Below are records; report the number of lines among them that include the word "flush", and nothing further.

Data extracted from a collection:
________________
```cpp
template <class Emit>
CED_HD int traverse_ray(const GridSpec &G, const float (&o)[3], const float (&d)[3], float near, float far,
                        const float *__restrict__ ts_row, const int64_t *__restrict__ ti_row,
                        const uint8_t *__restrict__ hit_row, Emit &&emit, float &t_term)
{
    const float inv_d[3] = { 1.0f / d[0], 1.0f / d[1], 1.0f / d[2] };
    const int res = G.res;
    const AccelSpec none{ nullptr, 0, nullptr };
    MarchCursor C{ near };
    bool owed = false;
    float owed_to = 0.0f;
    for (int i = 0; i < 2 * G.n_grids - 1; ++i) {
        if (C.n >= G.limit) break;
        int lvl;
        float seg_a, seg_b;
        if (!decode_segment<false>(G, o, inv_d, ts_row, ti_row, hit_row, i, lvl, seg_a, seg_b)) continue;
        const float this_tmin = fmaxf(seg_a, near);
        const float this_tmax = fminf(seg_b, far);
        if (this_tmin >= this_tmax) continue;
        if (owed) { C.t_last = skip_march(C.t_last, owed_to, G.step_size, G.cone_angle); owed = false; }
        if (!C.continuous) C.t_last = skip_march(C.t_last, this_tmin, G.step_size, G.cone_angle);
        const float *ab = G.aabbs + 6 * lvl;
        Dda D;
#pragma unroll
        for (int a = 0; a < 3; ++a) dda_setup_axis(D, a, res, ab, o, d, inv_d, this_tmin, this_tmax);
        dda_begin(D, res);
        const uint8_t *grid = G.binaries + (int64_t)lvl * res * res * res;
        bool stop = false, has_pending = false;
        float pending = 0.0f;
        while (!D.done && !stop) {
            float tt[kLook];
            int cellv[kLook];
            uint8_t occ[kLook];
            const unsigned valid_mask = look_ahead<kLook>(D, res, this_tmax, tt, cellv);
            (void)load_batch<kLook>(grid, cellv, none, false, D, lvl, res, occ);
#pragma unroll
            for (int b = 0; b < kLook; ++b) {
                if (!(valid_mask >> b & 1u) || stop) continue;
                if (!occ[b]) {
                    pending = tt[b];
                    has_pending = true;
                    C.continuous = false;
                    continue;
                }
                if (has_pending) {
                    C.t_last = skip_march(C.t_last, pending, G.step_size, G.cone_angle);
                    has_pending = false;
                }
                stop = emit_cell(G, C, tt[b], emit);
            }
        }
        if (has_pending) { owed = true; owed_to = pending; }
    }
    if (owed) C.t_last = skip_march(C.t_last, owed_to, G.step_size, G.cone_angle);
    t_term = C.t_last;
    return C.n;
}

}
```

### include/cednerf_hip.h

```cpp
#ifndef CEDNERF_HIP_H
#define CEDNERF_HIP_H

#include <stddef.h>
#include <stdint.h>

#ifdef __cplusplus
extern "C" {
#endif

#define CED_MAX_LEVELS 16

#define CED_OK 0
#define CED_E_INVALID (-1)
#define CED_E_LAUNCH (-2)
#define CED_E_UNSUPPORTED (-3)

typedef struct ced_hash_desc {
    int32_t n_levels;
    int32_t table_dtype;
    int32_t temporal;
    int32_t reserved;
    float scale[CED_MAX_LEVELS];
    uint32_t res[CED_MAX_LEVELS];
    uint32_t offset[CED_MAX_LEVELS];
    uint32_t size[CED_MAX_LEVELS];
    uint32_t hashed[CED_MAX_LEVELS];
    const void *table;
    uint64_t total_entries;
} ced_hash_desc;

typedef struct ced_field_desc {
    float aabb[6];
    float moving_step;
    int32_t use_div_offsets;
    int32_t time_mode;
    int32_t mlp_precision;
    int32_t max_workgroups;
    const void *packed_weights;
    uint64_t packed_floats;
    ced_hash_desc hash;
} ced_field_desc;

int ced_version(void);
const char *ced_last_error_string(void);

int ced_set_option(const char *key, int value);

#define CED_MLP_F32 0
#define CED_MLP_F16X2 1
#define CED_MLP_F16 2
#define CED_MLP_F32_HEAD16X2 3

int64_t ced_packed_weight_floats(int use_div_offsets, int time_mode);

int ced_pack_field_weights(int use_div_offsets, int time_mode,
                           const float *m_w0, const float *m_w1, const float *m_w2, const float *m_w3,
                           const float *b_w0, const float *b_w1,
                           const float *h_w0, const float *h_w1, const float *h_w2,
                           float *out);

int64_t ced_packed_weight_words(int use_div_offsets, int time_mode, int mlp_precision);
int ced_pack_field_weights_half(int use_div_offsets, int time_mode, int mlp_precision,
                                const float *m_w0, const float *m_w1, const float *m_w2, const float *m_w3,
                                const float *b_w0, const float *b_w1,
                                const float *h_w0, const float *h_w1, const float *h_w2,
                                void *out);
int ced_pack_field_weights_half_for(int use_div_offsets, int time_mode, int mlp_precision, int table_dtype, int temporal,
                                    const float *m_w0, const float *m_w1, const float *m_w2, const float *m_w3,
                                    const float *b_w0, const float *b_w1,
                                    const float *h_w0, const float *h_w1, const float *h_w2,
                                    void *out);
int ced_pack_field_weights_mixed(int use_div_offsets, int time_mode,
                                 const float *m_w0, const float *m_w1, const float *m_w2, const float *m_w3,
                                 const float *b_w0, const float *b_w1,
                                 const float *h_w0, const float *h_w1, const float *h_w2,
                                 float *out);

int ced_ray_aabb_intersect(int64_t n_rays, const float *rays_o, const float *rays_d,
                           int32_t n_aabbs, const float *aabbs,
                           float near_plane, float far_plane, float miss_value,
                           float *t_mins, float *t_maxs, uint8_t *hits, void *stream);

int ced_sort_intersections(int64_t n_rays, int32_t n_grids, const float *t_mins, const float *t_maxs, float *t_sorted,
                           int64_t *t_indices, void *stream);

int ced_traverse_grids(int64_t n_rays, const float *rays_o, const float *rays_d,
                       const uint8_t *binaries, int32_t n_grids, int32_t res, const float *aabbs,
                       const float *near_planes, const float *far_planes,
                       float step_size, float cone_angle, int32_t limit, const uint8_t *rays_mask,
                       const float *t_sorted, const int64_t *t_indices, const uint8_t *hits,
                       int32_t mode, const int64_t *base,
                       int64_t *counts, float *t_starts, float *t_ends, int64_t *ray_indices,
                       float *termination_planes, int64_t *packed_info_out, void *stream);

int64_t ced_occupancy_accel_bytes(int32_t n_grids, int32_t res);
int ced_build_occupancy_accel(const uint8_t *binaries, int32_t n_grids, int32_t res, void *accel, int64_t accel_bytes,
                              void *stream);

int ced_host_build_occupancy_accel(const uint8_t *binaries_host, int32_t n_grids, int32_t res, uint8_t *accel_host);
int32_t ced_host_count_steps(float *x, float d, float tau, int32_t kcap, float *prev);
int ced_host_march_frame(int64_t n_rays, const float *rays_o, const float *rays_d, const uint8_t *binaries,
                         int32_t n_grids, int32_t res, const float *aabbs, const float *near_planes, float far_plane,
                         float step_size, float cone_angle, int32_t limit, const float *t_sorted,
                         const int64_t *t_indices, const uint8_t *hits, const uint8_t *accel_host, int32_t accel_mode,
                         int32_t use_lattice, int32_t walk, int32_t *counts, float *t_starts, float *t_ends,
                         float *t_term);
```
________________
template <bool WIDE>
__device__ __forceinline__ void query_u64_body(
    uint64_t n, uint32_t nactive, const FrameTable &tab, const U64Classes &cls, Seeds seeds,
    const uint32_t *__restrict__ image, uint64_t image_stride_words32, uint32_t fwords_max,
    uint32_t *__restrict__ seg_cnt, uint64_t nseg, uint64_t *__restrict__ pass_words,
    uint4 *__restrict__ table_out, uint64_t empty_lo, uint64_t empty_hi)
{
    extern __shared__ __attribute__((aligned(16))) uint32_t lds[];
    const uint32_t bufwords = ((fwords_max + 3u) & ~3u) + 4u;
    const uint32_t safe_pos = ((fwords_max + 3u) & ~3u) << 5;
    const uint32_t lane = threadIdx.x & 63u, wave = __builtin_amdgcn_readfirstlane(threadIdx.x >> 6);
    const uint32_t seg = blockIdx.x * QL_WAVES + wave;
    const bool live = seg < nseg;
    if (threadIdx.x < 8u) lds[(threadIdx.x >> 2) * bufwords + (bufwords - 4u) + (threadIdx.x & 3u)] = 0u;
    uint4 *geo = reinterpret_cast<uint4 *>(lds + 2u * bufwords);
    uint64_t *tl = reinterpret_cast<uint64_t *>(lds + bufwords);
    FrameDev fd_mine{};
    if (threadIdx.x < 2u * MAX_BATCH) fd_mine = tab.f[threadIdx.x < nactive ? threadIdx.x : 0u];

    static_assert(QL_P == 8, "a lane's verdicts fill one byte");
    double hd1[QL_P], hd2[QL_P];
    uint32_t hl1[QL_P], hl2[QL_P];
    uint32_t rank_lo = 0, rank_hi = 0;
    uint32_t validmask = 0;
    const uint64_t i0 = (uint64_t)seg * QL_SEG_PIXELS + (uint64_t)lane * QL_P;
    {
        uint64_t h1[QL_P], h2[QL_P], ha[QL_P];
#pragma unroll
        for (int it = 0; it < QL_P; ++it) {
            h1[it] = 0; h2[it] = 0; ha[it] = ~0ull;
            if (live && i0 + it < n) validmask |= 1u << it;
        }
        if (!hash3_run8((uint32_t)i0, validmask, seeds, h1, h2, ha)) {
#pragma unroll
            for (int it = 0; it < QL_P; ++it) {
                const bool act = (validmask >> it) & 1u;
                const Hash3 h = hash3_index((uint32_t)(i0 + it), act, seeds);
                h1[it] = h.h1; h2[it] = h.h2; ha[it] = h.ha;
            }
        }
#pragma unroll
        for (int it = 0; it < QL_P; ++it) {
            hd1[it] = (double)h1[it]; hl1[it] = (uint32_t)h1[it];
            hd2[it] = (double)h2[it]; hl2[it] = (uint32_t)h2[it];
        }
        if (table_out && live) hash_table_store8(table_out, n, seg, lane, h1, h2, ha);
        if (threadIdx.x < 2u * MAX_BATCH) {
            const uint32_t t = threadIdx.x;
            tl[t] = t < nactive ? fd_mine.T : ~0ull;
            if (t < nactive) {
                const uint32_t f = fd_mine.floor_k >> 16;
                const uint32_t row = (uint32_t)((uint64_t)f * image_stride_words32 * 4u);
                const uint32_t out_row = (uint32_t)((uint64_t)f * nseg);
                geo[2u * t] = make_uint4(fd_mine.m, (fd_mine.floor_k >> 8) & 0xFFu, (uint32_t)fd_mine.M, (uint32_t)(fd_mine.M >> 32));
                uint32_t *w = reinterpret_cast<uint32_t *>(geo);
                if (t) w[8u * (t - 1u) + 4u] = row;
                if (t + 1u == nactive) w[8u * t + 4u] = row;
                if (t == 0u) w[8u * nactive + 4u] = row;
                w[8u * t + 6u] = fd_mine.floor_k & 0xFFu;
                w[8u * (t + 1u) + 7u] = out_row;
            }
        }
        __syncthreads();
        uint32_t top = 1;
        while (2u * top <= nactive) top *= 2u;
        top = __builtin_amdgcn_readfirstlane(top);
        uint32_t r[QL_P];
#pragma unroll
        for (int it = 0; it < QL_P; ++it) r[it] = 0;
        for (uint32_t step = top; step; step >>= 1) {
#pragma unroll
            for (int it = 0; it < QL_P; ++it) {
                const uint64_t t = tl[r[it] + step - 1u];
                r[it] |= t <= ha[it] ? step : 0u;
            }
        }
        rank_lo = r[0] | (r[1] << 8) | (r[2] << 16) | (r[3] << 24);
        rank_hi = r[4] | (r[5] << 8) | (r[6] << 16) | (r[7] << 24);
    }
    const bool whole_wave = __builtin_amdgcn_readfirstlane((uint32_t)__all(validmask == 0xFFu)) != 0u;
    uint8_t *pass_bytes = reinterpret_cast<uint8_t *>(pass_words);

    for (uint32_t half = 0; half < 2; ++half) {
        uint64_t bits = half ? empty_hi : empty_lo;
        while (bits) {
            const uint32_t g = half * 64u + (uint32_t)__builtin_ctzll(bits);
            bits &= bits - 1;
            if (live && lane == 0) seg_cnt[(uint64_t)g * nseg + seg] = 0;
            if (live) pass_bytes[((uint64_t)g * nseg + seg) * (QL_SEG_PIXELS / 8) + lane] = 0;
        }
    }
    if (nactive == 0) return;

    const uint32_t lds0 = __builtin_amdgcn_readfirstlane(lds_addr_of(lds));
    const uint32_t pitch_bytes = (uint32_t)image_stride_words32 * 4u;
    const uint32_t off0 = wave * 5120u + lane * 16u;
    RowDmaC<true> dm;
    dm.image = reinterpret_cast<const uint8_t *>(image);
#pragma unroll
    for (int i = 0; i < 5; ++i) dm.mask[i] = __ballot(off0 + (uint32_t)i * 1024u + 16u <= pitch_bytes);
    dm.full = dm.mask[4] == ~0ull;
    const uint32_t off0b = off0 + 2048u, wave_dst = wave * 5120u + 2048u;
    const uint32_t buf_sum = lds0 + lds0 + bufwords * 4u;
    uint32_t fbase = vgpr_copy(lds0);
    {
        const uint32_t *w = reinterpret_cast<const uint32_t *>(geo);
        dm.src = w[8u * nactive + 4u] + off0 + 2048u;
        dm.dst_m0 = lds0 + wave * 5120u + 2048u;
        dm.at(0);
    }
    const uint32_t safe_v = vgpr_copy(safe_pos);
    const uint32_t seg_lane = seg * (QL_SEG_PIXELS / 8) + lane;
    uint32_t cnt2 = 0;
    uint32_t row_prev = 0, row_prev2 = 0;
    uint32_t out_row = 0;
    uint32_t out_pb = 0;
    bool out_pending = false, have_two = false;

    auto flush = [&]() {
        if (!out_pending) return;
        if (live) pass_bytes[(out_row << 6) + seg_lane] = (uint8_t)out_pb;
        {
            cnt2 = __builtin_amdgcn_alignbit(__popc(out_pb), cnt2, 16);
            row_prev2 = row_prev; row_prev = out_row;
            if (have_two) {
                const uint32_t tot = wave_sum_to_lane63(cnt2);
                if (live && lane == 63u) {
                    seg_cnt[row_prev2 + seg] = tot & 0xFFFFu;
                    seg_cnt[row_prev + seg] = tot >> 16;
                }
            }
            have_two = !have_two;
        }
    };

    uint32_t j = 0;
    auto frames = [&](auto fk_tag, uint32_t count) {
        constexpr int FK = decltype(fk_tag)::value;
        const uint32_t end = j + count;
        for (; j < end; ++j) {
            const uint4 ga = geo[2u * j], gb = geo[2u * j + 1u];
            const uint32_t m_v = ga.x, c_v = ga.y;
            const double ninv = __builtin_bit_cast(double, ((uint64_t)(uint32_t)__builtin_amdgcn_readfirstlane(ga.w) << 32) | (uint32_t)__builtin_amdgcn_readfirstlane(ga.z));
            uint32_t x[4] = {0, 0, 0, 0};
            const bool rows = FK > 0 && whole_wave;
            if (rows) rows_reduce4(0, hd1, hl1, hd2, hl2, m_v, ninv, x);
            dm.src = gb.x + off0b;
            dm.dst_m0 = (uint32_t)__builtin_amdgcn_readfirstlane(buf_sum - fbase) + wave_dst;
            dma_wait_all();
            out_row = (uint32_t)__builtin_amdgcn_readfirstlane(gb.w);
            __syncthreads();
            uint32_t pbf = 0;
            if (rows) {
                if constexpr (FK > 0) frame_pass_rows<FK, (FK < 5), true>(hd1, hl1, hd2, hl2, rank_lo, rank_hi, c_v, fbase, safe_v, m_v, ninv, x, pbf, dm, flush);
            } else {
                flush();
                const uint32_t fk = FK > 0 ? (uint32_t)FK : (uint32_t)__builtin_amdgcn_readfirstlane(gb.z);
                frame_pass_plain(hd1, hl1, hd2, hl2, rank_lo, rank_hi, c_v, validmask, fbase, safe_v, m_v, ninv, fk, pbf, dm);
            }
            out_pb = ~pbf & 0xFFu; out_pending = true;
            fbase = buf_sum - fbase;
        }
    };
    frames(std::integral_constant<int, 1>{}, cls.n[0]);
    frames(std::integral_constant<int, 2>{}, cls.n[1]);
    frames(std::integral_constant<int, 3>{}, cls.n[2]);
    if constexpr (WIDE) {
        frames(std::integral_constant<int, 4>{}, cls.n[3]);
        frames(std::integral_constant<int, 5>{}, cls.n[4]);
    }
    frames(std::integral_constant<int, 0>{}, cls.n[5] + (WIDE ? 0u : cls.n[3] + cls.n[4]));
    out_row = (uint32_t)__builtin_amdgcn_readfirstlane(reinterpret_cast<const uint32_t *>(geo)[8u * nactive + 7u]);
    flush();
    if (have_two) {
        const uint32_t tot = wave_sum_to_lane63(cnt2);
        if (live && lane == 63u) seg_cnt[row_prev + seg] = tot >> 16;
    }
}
________________
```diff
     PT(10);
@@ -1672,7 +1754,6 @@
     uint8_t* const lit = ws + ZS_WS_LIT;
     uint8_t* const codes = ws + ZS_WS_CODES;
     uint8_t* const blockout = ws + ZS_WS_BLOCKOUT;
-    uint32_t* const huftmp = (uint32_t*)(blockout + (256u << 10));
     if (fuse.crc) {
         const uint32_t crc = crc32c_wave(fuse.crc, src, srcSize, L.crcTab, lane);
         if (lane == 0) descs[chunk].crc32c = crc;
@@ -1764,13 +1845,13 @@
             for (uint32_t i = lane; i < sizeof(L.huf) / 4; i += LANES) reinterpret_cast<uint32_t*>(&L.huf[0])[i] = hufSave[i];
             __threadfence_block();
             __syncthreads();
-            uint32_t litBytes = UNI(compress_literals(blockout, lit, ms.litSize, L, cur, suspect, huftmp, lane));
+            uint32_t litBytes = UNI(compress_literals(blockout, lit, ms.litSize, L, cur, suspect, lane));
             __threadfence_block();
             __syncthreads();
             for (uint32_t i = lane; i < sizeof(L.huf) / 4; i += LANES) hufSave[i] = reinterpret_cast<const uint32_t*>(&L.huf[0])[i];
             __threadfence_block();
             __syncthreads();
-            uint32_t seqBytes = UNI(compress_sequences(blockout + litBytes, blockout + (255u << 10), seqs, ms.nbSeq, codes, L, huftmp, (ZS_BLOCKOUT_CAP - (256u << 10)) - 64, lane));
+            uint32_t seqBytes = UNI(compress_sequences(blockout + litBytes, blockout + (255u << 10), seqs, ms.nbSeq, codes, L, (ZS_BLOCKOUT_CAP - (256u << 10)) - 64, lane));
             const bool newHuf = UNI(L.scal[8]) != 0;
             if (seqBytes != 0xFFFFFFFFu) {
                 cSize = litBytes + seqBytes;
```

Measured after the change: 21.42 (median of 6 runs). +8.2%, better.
________________
TASK ANSWER: 4